Khan and Shah (2005) investigate on the evaluation of teaching behavior of the university teachers as perceived by their students. Students are considered to make better evaluations if they have some set standard to assess. Some characteristics of effective teaching highlighted were clearness of lecture, changeability, enthusiasm, the point of reference of tasks and opportunity for students to learn. The purpose of the study was to find out the degree to which the 14 principles of Morton C. Shipley were used at the University of Gomal. Moreover, to find out the effort put in by teachers in terms of individual differences, teaching styles and guidelines to students. A questionnaire was developed and distributed to random students from the Social Science and Physical Science department.

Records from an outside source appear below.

@@ -371,12 +398,9 @@
     if (F.trace && lane == 0) F.trace[((size_t)blockIdx.x * gridDim.y + blockIdx.y) * 8 + 6] = (long long)__builtin_amdgcn_s_memtime();
     if (old != (unsigned)(nband - 1)) return;
 
-    const float sx1 = F.sr[n * 4 + 0], sy1 = F.sr[n * 4 + 1], sx2 = F.sr[n * 4 + 2], sy2 = F.sr[n * 4 + 3];
-    const int poisoned = (F.poison != nullptr) ? *F.poison : 0;
-    __builtin_amdgcn_sched_barrier(0);
     const gu64_t* recs = (const gu64_t*)(cand + (size_t)n * nband * DEC_REC);
     unsigned long long bk = 0ull, bw[4] = {0ull, 0ull, 0ull, 0ull};
-    for (int b = lane; b < nband; b += 64) {
+    auto fetch = [&](int b) {
         const gu64_t* r = recs + (size_t)b * DEC_REC;
         unsigned long long w[DEC_REC];
 #pragma unroll
@@ -386,6 +410,11 @@
 #pragma unroll
             for (int q = 0; q < 4; ++q) bw[q] = w[1 + q];
         }
+    };
+    if (nband <= 64) {
+        if (lane < nband) fetch(lane);
+    } else {
+        for (int b = lane; b < nband; b += 64) fetch(b);
     }
     const unsigned long long top = wave_max_u64(bk);
     if (lane == 0) __hip_atomic_store((gu32_t*)(F.ticket + n), 0u, __ATOMIC_RELAXED, __HIP_MEMORY_SCOPE_AGENT);
@@ -469,6 +498,8 @@
     D.one_minus_sigma = one_minus_sigma;
     D.sigma = sigma;
     D.use_centerness = use_centerness;
+    const bool hann_lds = smem + (size_t)G * sizeof(float) + DEC_STATIC_LDS <= 64 * 1024;
+    const size_t smem_launch = smem + (hann_lds ? (size_t)G * sizeof(float) : 0);
     unsigned long long* cand = reinterpret_cast<unsigned long long*>(cand_ws);
     const int split = knobs().decode_split ? knobs().decode_split : (((long long)N * (Ho + 1) <= 768 || G > 256) ? 2 : 1);
 #ifdef SMOT_DEBUG
@@ -511,13 +542,20 @@
             return (int)e;
         }
     }
+#define DEC_LAUNCH(S)                                                                                                  \
+    if (hann_lds) {                                                                                                    \
+        SMOT_LAUNCH((decode_kernel<S, true>), dim3(N, Ho + 1), dim3(256 * S), smem_launch, st, L, boxes, hann, D, cand, F); \
+    } else {                                                                                                           \
+        SMOT_LAUNCH((decode_kernel<S, false>), dim3(N, Ho + 1), dim3(256 * S), smem_launch, st, L, boxes, hann, D, cand, F); \
+    }
     if (split == 4) {
-        SMOT_LAUNCH(decode_kernel<4>, dim3(N, Ho + 1), dim3(1024), smem, st, L, boxes, hann, D, cand, F);
+        DEC_LAUNCH(4)
     } else if (split == 2) {
-        SMOT_LAUNCH(decode_kernel<2>, dim3(N, Ho + 1), dim3(512), smem, st, L, boxes, hann, D, cand, F);
+        DEC_LAUNCH(2)
     } else {
-        SMOT_LAUNCH(decode_kernel<1>, dim3(N, Ho + 1), dim3(256), smem, st, L, boxes, hann, D, cand, F);
-    }
+        DEC_LAUNCH(1)
+    }
+#undef DEC_LAUNCH
     return check_launch("decode");
 }
 }
diff --git a/siam-mot_amd/csrc/logit_src.h b/siam-mot_amd/csrc/logit_src.h
--- a/siam-mot_amd/csrc/logit_src.h
+++ b/siam-mot_amd/csrc/logit_src.h
@@ -20,6 +20,7 @@
         const int side = ch >= 3;
         const int o = side ? ch - 3 : ch;
         const float* p = part + ((size_t)n * 2 * tpt + side * tpt) * 4 * 256 + (size_t)o * 256 + pos;
+        const float bias = (ch < 2) ? cls_b[ch] : ((ch == 2) ? center_b[0] : reg_b[ch - 3]);
         float s = 0.0f;
         for (int t0 = 0; t0 < tpt; t0 += 8) {
             float v[8];
@@ -29,7 +30,7 @@
             for (int t = 0; t < 8; ++t)
                 if (t0 + t < tpt) s += v[t];
         }
-        s += (ch < 2) ? cls_b[ch] : ((ch == 2) ? center_b[0] : reg_b[ch - 3]);
+        s += bias;
         return side ? relu_nan(s) : s;
     }
 };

An analysis of any four teachers was required by students. The results implied that no considerable difference was found among the mean scores of teachers belonging to the Physical Science department, whereas, a minor difference was there in the case of the Social Science department. Furthermore, the F-ratios were calculated signifying dissimilarity in the comments of students for both the departments. This highlights the presence of certain biases that lead to varying results.

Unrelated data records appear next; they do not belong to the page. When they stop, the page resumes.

# Fanchuana/OPUS-PLLM

Hardware: AMD Instinct MI355X
Metric: proteins_per_sec (higher is better)
Workload: dtype f16; 1 GPU; OPUS-PLLM-llama3_8b shape: batch 64/GPU, 512-residue proteins, 89-id prompt (+8 protein tokens = 96 positions), 32 new tokens, greedy (BASELINE configs[3] per-GPU shard: batch 512 over 8 GPUs); batch_per_gpu=64, residues=512, parallelism=replicas x1 (batch-sharded), all-gather of ids

## Files before the change

### include/opus_pllm.h

```cpp
#ifndef OPUS_PLLM_H
#define OPUS_PLLM_H

#include <stdint.h>

#ifdef __cplusplus
extern "C" {
#endif

#define OPUS_ABI_VERSION 10

enum opus_status {
    OPUS_OK = 0,
    OPUS_EBADARG = -1,
    OPUS_ESHAPE = -2,
    OPUS_EHIP = -3,
    OPUS_ERCCL = -4,
    OPUS_EUNSUPPORTED = -5,
    OPUS_ESTATE = -6
};

enum opus_dtype { OPUS_F16 = 0, OPUS_F32 = 1, OPUS_I32 = 2, OPUS_I64 = 3, OPUS_U8 = 4 };

typedef struct opus_config {
    int32_t enc_layers, enc_dim, enc_heads, enc_ffn, enc_vocab;
// ... 87 lines not shown
int opus_generate_greedy(opus_ctx *ctx, const void *d_embeds, const uint8_t *d_mask, int32_t B, int32_t T,
                         int32_t max_new, const int32_t *eos_ids, int32_t n_eos, int32_t pad_id,
                         int32_t *d_out_ids, int32_t *n_out, void *stream);

int opus_set_stop_sequence(opus_ctx *ctx, const int32_t *ids, int32_t n);

int opus_generate_sample(opus_ctx *ctx, const void *d_embeds, const uint8_t *d_mask, int32_t B, int32_t T,
                         int32_t max_new, const int32_t *eos_ids, int32_t n_eos, int32_t pad_id, float temperature,
                         float top_p, uint64_t seed, int32_t *d_out_ids, int32_t *n_out, void *stream);
int opus_debug_sample(opus_ctx *ctx, const float *d_logits, int32_t B, float temperature, float top_p, uint64_t seed,
                      int32_t step, int32_t *d_tokens, void *stream);

int opus_generate_scored(opus_ctx *ctx, const void *d_embeds, const uint8_t *d_mask, int32_t B, int32_t T, int32_t max_new,
                         const int32_t *eos_ids, int32_t n_eos, int32_t pad_id, float temperature, float top_p, uint64_t seed,
                         int32_t *d_out_ids, int32_t *n_out, float *d_token_logprobs, float *d_scores, float *d_logits,
                         void *stream);
int opus_debug_argmax_lse(opus_ctx *ctx, const float *d_logits, int32_t B, int32_t V, int32_t *d_idx, float *d_lse, void *stream);

int opus_set_logits_processors(opus_ctx *ctx, float repetition_penalty, int32_t no_repeat_ngram_size, int32_t min_new_tokens,
                               const int32_t *bad_ids, const int32_t *bad_offsets, int32_t n_bad);
int opus_debug_logits_process(opus_ctx *ctx, float *d_logits, int32_t B, int32_t V, const int32_t *d_hist, int32_t hist_stride,
                              int32_t hist_len, const int32_t *eos_ids, int32_t n_eos, float repetition_penalty,
                              int32_t no_repeat_ngram_size, int32_t min_new_tokens, const int32_t *bad_ids,
                              const int32_t *bad_offsets, int32_t n_bad, void *stream);

int opus_set_token_constraint(opus_ctx *ctx, int32_t n_states, const int32_t *edge_off, const int32_t *edge_tok,
                              const int32_t *edge_next, int32_t n_edges, const uint8_t *completing, const int32_t *end_ids,
                              int32_t n_end, const int32_t *start, int32_t n_start, void *stream);
int opus_debug_token_constraint(opus_ctx *ctx, float *d_logits, int32_t B, int32_t V, const int32_t *d_hist, int32_t hist_stride,
                                int32_t hist_len, int32_t *d_state_out, void *stream);

int opus_debug_gemm(opus_ctx *ctx, const void *d_A, const void *d_W, const float *d_bias, const float *d_residual,
                    void *d_C, int32_t M, int32_t N, int32_t K, int32_t epi, int32_t out_f32, void *stream);
int opus_debug_gemm_norm(opus_ctx *ctx, const float *d_A, const void *d_W, void *d_C, int32_t M, int32_t N, int32_t K,
                         int32_t epi, int32_t out_f32, float eps, void *stream);
int opus_debug_gemm_slabs(opus_ctx *ctx, const void *d_A, const void *d_W, float *d_slabs, int32_t M, int32_t N, int32_t K,
                          int32_t *ks, void *stream);
int opus_debug_knob(opus_ctx *ctx, const char *name, int32_t value);
int opus_debug_gemm_rowscale(opus_ctx *ctx, const void *d_A, const void *d_W1, float *d_X, const void *d_W2, void *d_C,
                             int32_t M, int32_t N1, int32_t K1, int32_t N2, int32_t epi, float eps, int32_t *fused,
                             void *stream);
int opus_debug_gemm_rope(opus_ctx *ctx, const void *d_A, const void *d_W, const float *d_bias, void *d_out, int32_t M,
                         int32_t D, int32_t K, int32_t T, int32_t heads, int32_t allow_fuse, int32_t *fused, void *stream);
int opus_debug_gemm_ln(opus_ctx *ctx, const void *d_A, const void *d_W1, const float *d_b1, float *d_X, float *d_part, void *d_xh,
                       float *d_stat, const void *d_W2, const float *d_c2, const float *d_colsum, void *d_C, int32_t M, int32_t N1,
                       int32_t K1, int32_t N2, int32_t epi, int32_t rms, float eps, int32_t rope_T, const int32_t *d_rope_pos,
                       int32_t *produced, int32_t *plan, void *stream);
int opus_debug_attention(opus_ctx *ctx, const void *d_Q, const void *d_K, const void *d_V, void *d_O,
                         const int32_t *d_kstart, const int32_t *d_kend, int32_t B, int32_t T, int32_t heads,
                         int32_t group, int32_t head_dim, int32_t causal, float scale, void *stream);

int opus_debug_attn_decode(opus_ctx *ctx, const void *d_qkv, const void *d_k_hist, const void *d_v_hist, const int32_t *d_kstart,
                           int32_t B, int32_t T0, int32_t step, void *d_out, void *d_k_new, void *d_v_new, void *stream);

int opus_check_error(opus_ctx *ctx, void *stream);

int opus_beam_topk(opus_ctx *ctx, const float *d_run_scores, int32_t B, int32_t K, int32_t M, float *d_scores, int32_t *d_idx,
                   void *stream);
int opus_kv_reorder(opus_ctx *ctx, const int32_t *d_src_rows, int32_t R, void *stream);
int opus_beam_sample_topk(opus_ctx *ctx, const float *d_logits, const float *d_run_scores, int32_t B, int32_t K, int32_t M,
                          float temperature, float top_p, uint64_t seed, int32_t step, float *d_scores, int32_t *d_idx, void *stream);
int opus_set_sampling_top_k(opus_ctx *ctx, int32_t k);

int opus_last_logits(opus_ctx *ctx, float *d_out, int32_t B, void *stream);

int64_t opus_stat(opus_ctx *ctx, const char *name);

int opus_timing_enable(opus_ctx *ctx, int32_t on);
int opus_timing_reset(opus_ctx *ctx);
int opus_timing_get(opus_ctx *ctx, const char *kernel_class, const char *phase, double *ms, int64_t *launches, double *bytes,
                    double *flops);
int opus_timing_names(char *buf, int32_t cap);

#ifdef __cplusplus
}
#endif
#endif
```

### opus-pllm_amd/_cabi.py

```python
from __future__ import annotations

import ctypes as C
import os
from typing import Optional

from .config import OpusConfig

_HERE = os.path.dirname(os.path.abspath(__file__))
BF16 = os.environ.get("OPUS_DTYPE", "fp16").lower() in ("bf16", "bfloat16")
LIB_PATH = os.environ.get("OPUS_LIB_PATH") or os.path.join(_HERE, "lib", "libopus_pllm_bf16.so" if BF16 else "libopus_pllm.so")
ABI_VERSION = 10

OPUS_F16, OPUS_F32, OPUS_I32, OPUS_I64, OPUS_U8 = 0, 1, 2, 3, 4


def operand_dtype():
    import torch
    return torch.bfloat16 if BF16 else torch.float16


class OpusError(RuntimeError):
    def __init__(self, code: int, msg: str):
        super().__init__(f"libopus_pllm error {code}: {msg}")
        self.code = code
# ... 19 lines not shown


_P = C.c_void_p
SIGNATURES = {
    "opus_abi_version": (C.c_int, []),
    "opus_operand_dtype": (C.c_int, []),
    "opus_last_error": (C.c_char_p, []),
    "opus_workspace_bytes": (C.c_int64, [C.POINTER(CConfig)]),
    "opus_ctx_create": (C.c_int, [C.POINTER(CConfig), C.c_int, C.POINTER(_P)]),
    "opus_ctx_destroy": (C.c_int, [_P]),
    "opus_bind_weight": (C.c_int, [_P, C.c_char_p, _P, C.c_int, C.c_int, C.POINTER(C.c_int64)]),
    "opus_weights_ready": (C.c_int, [_P]),
    "opus_lora_merge": (C.c_int, [_P, _P, _P, C.c_float, C.c_int64, C.c_int64, C.c_int32, _P]),
    "opus_fill_synth": (C.c_int, [_P, C.c_int, C.c_int64, C.c_int64, C.c_uint64, C.c_float, C.c_float,
                                  C.c_int64, C.c_int64, C.c_int64, C.c_int32, C.c_uint64, C.c_float, C.c_float, _P]),
    "opus_tile_weight": (C.c_int, [_P, _P, C.c_int64, C.c_int64, _P]),
    "opus_esm2_encode": (C.c_int, [_P, _P, _P, C.c_int32, C.c_int32, _P, _P]),
    "opus_esm2_encode_packed": (C.c_int, [_P, _P, C.POINTER(C.c_int32), C.c_int32, _P, _P]),
    "opus_esm2_last_hidden": (C.c_int, [_P, _P, C.c_int32, C.c_int32, _P]),
    "opus_projector_forward": (C.c_int, [_P, _P, C.c_int32, _P, _P, _P]),
    "opus_protein_projector": (C.c_int, [_P, _P, C.c_int32, _P, _P]),
    "opus_switch_projector": (C.c_int, [_P, _P, C.c_int32, _P, _P]),
    "opus_splice_pad": (C.c_int, [_P, _P, _P, C.c_int32, C.c_int32, _P, C.c_int32, C.c_int32, C.c_int32,
                                  _P, _P, _P, C.POINTER(C.c_int32), _P]),
    "opus_llama_prefill": (C.c_int, [_P, _P, _P, C.c_int32, C.c_int32, _P, _P]),
    "opus_llama_decode_step": (C.c_int, [_P, _P, _P, _P]),
    "opus_generate_greedy": (C.c_int, [_P, _P, _P, C.c_int32, C.c_int32, C.c_int32, C.POINTER(C.c_int32),
                                       C.c_int32, C.c_int32, _P, C.POINTER(C.c_int32), _P]),
    "opus_debug_gemm": (C.c_int, [_P, _P, _P, _P, _P, _P, C.c_int32, C.c_int32, C.c_int32, C.c_int32, C.c_int32, _P]),
    "opus_debug_gemm_norm": (C.c_int, [_P, _P, _P, _P, C.c_int32, C.c_int32, C.c_int32, C.c_int32, C.c_int32, C.c_float, _P]),
    "opus_debug_gemm_rope": (C.c_int, [_P, _P, _P, _P, _P, C.c_int32, C.c_int32, C.c_int32, C.c_int32, C.c_int32, C.c_int32, _P, _P]),
    "opus_debug_attention": (C.c_int, [_P, _P, _P, _P, _P, _P, _P, C.c_int32, C.c_int32, C.c_int32, C.c_int32,
                                       C.c_int32, C.c_int32, C.c_float, _P]),
    "opus_generate_sample": (C.c_int, [_P, _P, _P, C.c_int32, C.c_int32, C.c_int32, C.POINTER(C.c_int32), C.c_int32, C.c_int32,
                                       C.c_float, C.c_float, C.c_uint64, _P, C.POINTER(C.c_int32), _P]),
    "opus_debug_sample": (C.c_int, [_P, _P, C.c_int32, C.c_float, C.c_float, C.c_uint64, C.c_int32, _P, _P]),
    "opus_timing_enable": (C.c_int, [_P, C.c_int32]),
    "opus_timing_reset": (C.c_int, [_P]),
    "opus_timing_get": (C.c_int, [_P, C.c_char_p, C.c_char_p, C.POINTER(C.c_double), C.POINTER(C.c_int64),
                                  C.POINTER(C.c_double), C.POINTER(C.c_double)]),
    "opus_timing_names": (C.c_int, [C.c_char_p, C.c_int32]),
    "opus_last_logits": (C.c_int, [_P, _P, C.c_int32, _P]),
    "opus_check_error": (C.c_int, [_P, _P]),
    "opus_beam_topk": (C.c_int, [_P, _P, C.c_int32, C.c_int32, C.c_int32, _P, _P, _P]),
    "opus_kv_reorder": (C.c_int, [_P, _P, C.c_int32, _P]),
    "opus_beam_sample_topk": (C.c_int, [_P, _P, _P, C.c_int32, C.c_int32, C.c_int32, C.c_float, C.c_float, C.c_uint64, C.c_int32,
                                        _P, _P, _P]),
    "opus_set_sampling_top_k": (C.c_int, [_P, C.c_int32]),
    "opus_set_stop_sequence": (C.c_int, [_P, C.POINTER(C.c_int32), C.c_int32]),
    "opus_debug_gemm_slabs": (C.c_int, [_P, _P, _P, _P, C.c_int32, C.c_int32, C.c_int32, C.POINTER(C.c_int32), _P]),
    "opus_debug_knob": (C.c_int, [_P, C.c_char_p, C.c_int32]),
    "opus_stat": (C.c_int64, [_P, C.c_char_p]),
    "opus_debug_attn_decode": (C.c_int, [_P, _P, _P, _P, _P, C.c_int32, C.c_int32, C.c_int32, _P, _P, _P, _P]),
    "opus_llama_forward": (C.c_int, [_P, _P, _P, C.c_int32, C.c_int32, _P, C.c_int32, _P, _P, _P, _P, C.c_int64, _P]),
    "opus_llama_forward_scratch_bytes": (C.c_int64, [C.POINTER(CConfig), C.c_int32, C.c_int32]),
    "opus_llama_prefix": (C.c_int, [_P, _P, _P, C.c_int32, C.c_int32, _P, _P, C.POINTER(C.c_int64), _P]),
    "opus_llama_score_continuations": (C.c_int, [_P, _P, C.c_int32, C.c_int32, _P, _P, _P, C.c_int32, C.c_int64, _P, _P, _P,
                                                 C.c_int64, _P]),
    "opus_llama_score_scratch_bytes": (C.c_int64, [C.POINTER(CConfig), C.c_int32, C.c_int32]),
    "opus_debug_attn_prefix": (C.c_int, [_P, _P, _P, _P, _P, C.c_int32, C.c_int32, C.c_int32, C.c_int32, _P, _P, _P]),
    "opus_llama_score_tree": (C.c_int, [_P, _P, C.c_int32, _P, _P, _P, C.c_int32, _P, C.c_int32, _P, _P, _P, C.c_int32, _P, _P, _P,
                                        C.c_int32, _P, C.c_int32, _P, _P, C.c_int32, C.c_int64, _P, _P, C.c_int64, _P, C.c_int64, _P]),
    "opus_llama_score_tree_scratch_bytes": (C.c_int64, [C.POINTER(CConfig), C.c_int32, C.c_int32, C.c_int32, C.c_int32, C.c_int32,
                                                        C.c_int32]),
    "opus_llama_dec_rows_cap": (C.c_int64, [C.POINTER(CConfig)]),
    "opus_llama_tree_max_depth": (C.c_int32, []),
    "opus_trie_path_sums": (C.c_int, [_P, _P, _P, _P, _P, _P, C.c_int32, C.c_int32, C.c_int32, _P, _P]),
    "opus_debug_attn_tree": (C.c_int, [_P, _P, _P, _P, _P, C.c_int32, C.c_int32, C.c_int32, _P, _P, _P, _P, _P]),
    "opus_debug_xent": (C.c_int, [_P, _P, C.c_int32, C.c_int32, _P, _P, _P, _P]),
    "opus_esm2_contacts_packed": (C.c_int, [_P, _P, C.POINTER(C.c_int32), C.c_int32, _P, _P, _P, C.c_int64, _P]),
    "opus_esm2_contacts_scratch_bytes": (C.c_int64, [C.POINTER(CConfig), C.POINTER(C.c_int32), C.c_int32]),
    "opus_debug_contacts": (C.c_int, [_P, _P, _P, C.c_int64, C.POINTER(C.c_int32), C.c_int32, C.c_int32, C.c_int32, _P, _P, _P, _P,
                                      _P, C.c_int64, _P]),
    "opus_generate_scored": (C.c_int, [_P, _P, _P, C.c_int32, C.c_int32, C.c_int32, C.POINTER(C.c_int32), C.c_int32, C.c_int32,
                                       C.c_float, C.c_float, C.c_uint64, _P, C.POINTER(C.c_int32), _P, _P, _P, _P]),
    "opus_debug_argmax_lse": (C.c_int, [_P, _P, C.c_int32, C.c_int32, _P, _P, _P]),
    "opus_set_logits_processors": (C.c_int, [_P, C.c_float, C.c_int32, C.c_int32, C.POINTER(C.c_int32), C.POINTER(C.c_int32),
                                             C.c_int32]),
    "opus_debug_logits_process": (C.c_int, [_P, _P, C.c_int32, C.c_int32, _P, C.c_int32, C.c_int32, C.POINTER(C.c_int32), C.c_int32,
                                            C.c_float, C.c_int32, C.c_int32, C.POINTER(C.c_int32), C.POINTER(C.c_int32), C.c_int32,
                                            _P]),
    "opus_set_token_constraint": (C.c_int, [_P, C.c_int32, _P, _P, _P, C.c_int32, _P, _P, C.c_int32, _P, C.c_int32, _P]),
    "opus_debug_token_constraint": (C.c_int, [_P, _P, C.c_int32, C.c_int32, _P, C.c_int32, C.c_int32, _P, _P]),
    "opus_debug_gemm_rowscale": (C.c_int, [_P, _P, _P, _P, _P, _P, C.c_int32, C.c_int32, C.c_int32, C.c_int32, C.c_int32,
                                           C.c_float, C.POINTER(C.c_int32), _P]),
    "opus_debug_gemm_ln": (C.c_int, [_P, _P, _P, _P, _P, _P, _P, _P, _P, _P, _P, _P, C.c_int32, C.c_int32, C.c_int32, C.c_int32,
                                     C.c_int32, C.c_int32, C.c_float, C.c_int32, _P, C.POINTER(C.c_int32), C.POINTER(C.c_int32), _P]),
}
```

Rowley (2003) carried out a research on designing student feedback questionnaires. The study accentuates that there is a need for redesigning questionnaires as SETs are widely used in many universities for summative decisions. There are increasing concerns regarding whether students are capable of evaluating their instructors immediately or after three years of studying the course? In addition, biases are found more in questions pertaining to performance rather than other assessment criteria. Questionnaire design is of supreme importance and should answer a few major questions like the objectives of the evaluation process i.e. its serves as a feedback for instructors, provides a platform to students where they can express themselves freely and so on. Secondly, questionnaires should be developed to serve a number of purposes i.e. they ought to be standardized, reliable and comparable. Thirdly, important issues should be addressed in the questionnaire i.e. they should discuss those issues that students are competent enough to judge. Fourthly, the procedure to collect, analyze and utilize data i.e. anonymity should be ensured and protection maintained at all ends. In terms of data collection research suggests a distribution via mail, central point or tutors; in case of analysis a report on the entire data can be used at different places where needed; and for data usage it should be revealed to all the concerned parties. Thus, if the questionnaire is designed in the care of all the proposed questions then it is likely to yield accurate results.